Safety / Red Teaming / Refusal Quality
Measure safety behavior by quality and balance, not just refusal rate.
Reasoning Behavior + Process Evaluation
Evaluate not only final answers, but where reasoning processes break down.
Monitorability / Interpretability Start
Start analyzing model behavior with internal signals in addition to external scores.
Multimodal / UI Understanding / Computer Use
Enter multimodal model work through screenshot and UI-understanding tasks.
Training / Inference Systems Efficiency
Add systems and profiling knowledge to make research experiments more efficient.
Data Efficiency + Scaling Ladder
Measure whether better data mixtures produce better behavior with the same compute.
Final Integration + Public Portfolio
Turn the 12-month work into a showable, reproducible, publishable portfolio.
Module map
Eval Harness
Reproducible task execution, grading, metrics, and failure labels.
SFT Pipeline
Instruction data cleaning, supervised fine-tuning, and behavior comparison.
Preference Optimization / DPO
Chosen/rejected pairs, DPO training, and side-effect measurement.
Agent Harness
Tool registry, file operations, test execution, and replayable traces.
Long-Horizon Agent Evals
Multi-step coding tasks and trace-level failure taxonomy.
Safety / Red Teaming
Refusal quality, over-refusal, under-refusal, jailbreak robustness, and safe completion.
Reasoning Process Evaluation
Outcome scoring compared with observable process and self-correction signals.
Monitorability
Internal-signal probes for failure prediction and representation drift.
Multimodal UI Understanding
Screenshot QA, OCR plus reasoning, UI grounding, and visual failure modes.
Systems Efficiency
Latency, throughput, batching, KV cache, quantization, and profiling.
Data Efficiency / Scaling
Data mixtures, filtering, small scaling ladders, and score/GPU-hour.
Final Integration
Reproducible scripts, reports, dashboard, README, and portfolio packaging.
Status
As of 2026-07-04, Open Model Research Harness is planned.
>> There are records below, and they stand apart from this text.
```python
def build(verbose: bool = False) -> str:
    cmd = ["make", "-C", os.path.join(_HERE, "csrc"), "-j8"]
    if not verbose:
        cmd.insert(1, "-s")
    subprocess.check_call(cmd)
    cmd = ["make", "-C", os.path.join(_HERE, "host")]
    if not verbose:
        cmd.insert(1, "-s")
    subprocess.check_call(cmd)
    return LIB_PATH


HOST_LIB_PATH = os.path.join(_LIB_DIR, "libcofusion.so")
HOST_SYMBOLS = [
    "cofusion_default_config", "cofusion_create", "cofusion_destroy", "cofusion_last_error", "cofusion_set_stream",
    "cofusion_process_frame", "cofusion_process_frame_device", "cofusion_process_frame_device_masked", "cofusion_group_process_frames_device_masked", "cofusion_num_models", "cofusion_tick", "cofusion_model_info",
    "cofusion_model_download", "cofusion_model_icp_stats", "cofusion_model_cull_box", "cofusion_model_level0_visited", "cofusion_model_tracking_inputs", "cofusion_mask_device", "cofusion_context", "cofusion_set_crf", "cofusion_set_seg_early",
    "cofusion_save_ply", "cofusion_export_poses", "cofusion_set_export_segmentation", "cofusion_klg_open", "cofusion_klg_next", "cofusion_klg_set_reference_compatible", "cofusion_klg_close",
    "cofusion_klg_create", "cofusion_klg_write", "cofusion_klg_finish", "cofusion_debug_phase_ms", "cofusion_set_allreduce", "cofusion_set_allreduce_device", "cofusion_group_create", "cofusion_group_destroy", "cofusion_group_size", "cofusion_group_sequence", "cofusion_group_set_stream", "cofusion_group_process_frames", "cofusion_group_process_frames_device", "cofusion_rccl_unique_id", "cofusion_init_rccl", "cofusion_broadcast", "cofusion_model_owned", "cofusion_is_lost",
    "cofusion_render", "cofusion_render_device", "cofusion_set_export_views", "cofusion_set_export_async", "cofusion_export_flush", "cofusion_export_stats", "cofusion_set_relocalisation", "cofusion_reloc_stats", "cofusion_deform_background", "cofusion_set_loop_closure", "cofusion_loop_stats", "cofusion_set_local_loop_closure", "cofusion_local_loop_stats",
    "cofusion_set_relative_constraints", "cofusion_add_relative_constraints", "cofusion_relative_constraints", "cofusion_relative_stats", "cofusion_local_closure_download",
    "cofusion_set_redetection", "cofusion_redetect_stats", "cofusion_redetect_last", "cofusion_num_inactive_models",
    "cofusion_set_redetection_search", "cofusion_redetect_search_last",
    "cofusion_klg_player_open", "cofusion_klg_player_next", "cofusion_klg_player_process", "cofusion_klg_player_rewind", "cofusion_klg_player_set_limits", "cofusion_klg_player_close",
    "cofusion_jpeg_front", "cofusion_jpeg_finish_host", "cofusion_klg_prefetch_open", "cofusion_klg_prefetch_next", "cofusion_klg_prefetch_rewind", "cofusion_klg_prefetch_close",
    "cofusion_image_reader_open", "cofusion_image_reader_next", "cofusion_image_reader_rewind", "cofusion_image_reader_close",
    "cofusion_image_player_open", "cofusion_image_player_next", "cofusion_image_player_process", "cofusion_image_player_rewind", "cofusion_image_player_set_limits",
    "cofusion_image_player_times", "cofusion_image_player_close",
    "cofusion_image_prefetch_open", "cofusion_image_prefetch_next", "cofusion_image_prefetch_rewind", "cofusion_image_prefetch_close",
    "cofusion_save_mesh", "cofusion_model_mesh", "cofusion_set_mesh_max_voxels", "cofusion_write_mesh_ply",
    "cofusion_png_decode", "cofusion_png_finish_host", "cofusion_exr_decode", "cofusion_exr_finish_host", "cofusion_ppm_decode",
]
_host = None


def load_host() -> C.CDLL:
    global _host
    if _host is None:
        load()
        if not os.path.exists(HOST_LIB_PATH):
            raise RuntimeError(f"{HOST_LIB_PATH} is missing: run __graft_entry__.build()")
        _host = C.CDLL(HOST_LIB_PATH)
        _host.cofusion_last_error.restype = C.c_char_p
        _host.cofusion_mask_device.restype = C.c_void_p
        _host.cofusion_context.restype = C.c_void_p
        _host.cofusion_group_sequence.restype = C.c_void_p
    return _host


_lib = None


def load() -> C.CDLL:
    global _lib
    if _lib is None:
        if not os.path.exists(LIB_PATH):
            raise RuntimeError(
                f"{LIB_PATH} is missing: build it with `python -c 'import __graft_entry__ as g; g.build()'` "
                "(there is no CPU fallback for the product path)")
        import torch
        _lib = C.CDLL(LIB_PATH)
        _lib.cf_last_error.restype = C.c_char_p
        _lib.cf_get_stream.restype = C.c_void_p
        pp = C.POINTER(C.c_void_p)
        _lib.cf_odom_init_models_batch_select.restype = C.c_int
        _lib.cf_odom_init_models_batch_select.argtypes = [C.c_void_p, pp, C.c_int, pp, pp, pp, pp, pp, pp, pp, C.c_float,
                                                          C.POINTER(C.POINTER(C.c_float)), pp]
        _lib.cf_models_frame_passes.restype = C.c_int
        _lib.cf_models_frame_passes.argtypes = [C.c_void_p, C.c_void_p, C.c_int, C.c_float, C.c_float, C.c_int]
        _lib.cf_models_preindex.restype = C.c_int
        _lib.cf_models_preindex.argtypes = [C.c_void_p, C.c_void_p, C.c_int, C.c_float, C.c_int]
    return _lib
```

### co_fusion_amd/model.py

```python
from __future__ import annotations

import ctypes as C

import numpy as np
import torch

from .api import Context, Odometry, _f, _p

SURFEL = 12
TIME_DELTA = 2 ** 31 // 2 - 1

class ModelPass(C.Structure):
    _fields_ = [("model", C.c_void_p), ("pose", C.POINTER(C.c_float)), ("rgba", C.c_void_p), ("mask", C.c_void_p), ("depth_raw", C.c_void_p),
                ("depth_filtered", C.c_void_p), ("do_fuse", C.c_int), ("time", C.c_int), ("fuse_max_depth", C.c_float), ("weighting", C.c_float),
                ("mask_id", C.c_int), ("conf_threshold", C.c_float), ("fill_in", C.c_int), ("passthrough_geom", C.c_int),
                ("passthrough_rgb", C.c_int)]


class ModelPreindex(C.Structure):
    _fields_ = [("model", C.c_void_p), ("odom", C.c_void_p), ("time", C.c_int)]


def frame_passes(ctx: Context, items, depth_cutoff, outlier_coeff, time_delta=None):
    n = len(items)
    arr = (ModelPass * n)()
    keep = []
    for a, it in zip(arr, items):
        pose = _f(np.asarray(it["pose"], np.float32).reshape(16))
        keep.append(pose)
        a.model = it["model"].h
        a.pose = C.cast(pose, C.POINTER(C.c_float))
        a.rgba, a.mask = _p(it["rgba"]), _p(it.get("mask"))
        a.depth_raw, a.depth_filtered = _p(it.get("depth_raw")), _p(it["depth_filt"])
        a.do_fuse = int(it.get("do_fuse", 1))
        a.time = int(it["time"])
        a.fuse_max_depth = float(it.get("fuse_max_depth", depth_cutoff))
        a.weighting = float(it.get("weighting", 1.0))
        a.mask_id = int(it.get("mask_id", 0))
        a.conf_threshold = float(it["conf_threshold"])
        a.fill_in, a.passthrough_geom, a.passthrough_rgb = int(it.get("fill_in", 0)), int(it.get("passthrough_geom", 0)), int(it.get("passthrough_rgb", 0))
    ctx._check(ctx.lib.cf_models_frame_passes(ctx.h, arr, n, C.c_float(depth_cutoff), C.c_float(outlier_coeff),
                                              int(TIME_DELTA if time_delta is None else time_delta)))
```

There are no public runs, model cards, dataset cards, benchmark results, latency numbers, cost numbers, or model-quality claims yet.
The first gate is the July 2026 Foundation + Eval Harness milestone. It is complete only when at least three open models can be evaluated on the same small task suite with score, cost, latency, output-quality, and failure-mode reporting.
Where it lives
The public lab section is Open Model Lab. The plan, eval schema, report scaffolds, and empty run/model/dataset/dashboard registries live there until real artifacts exist.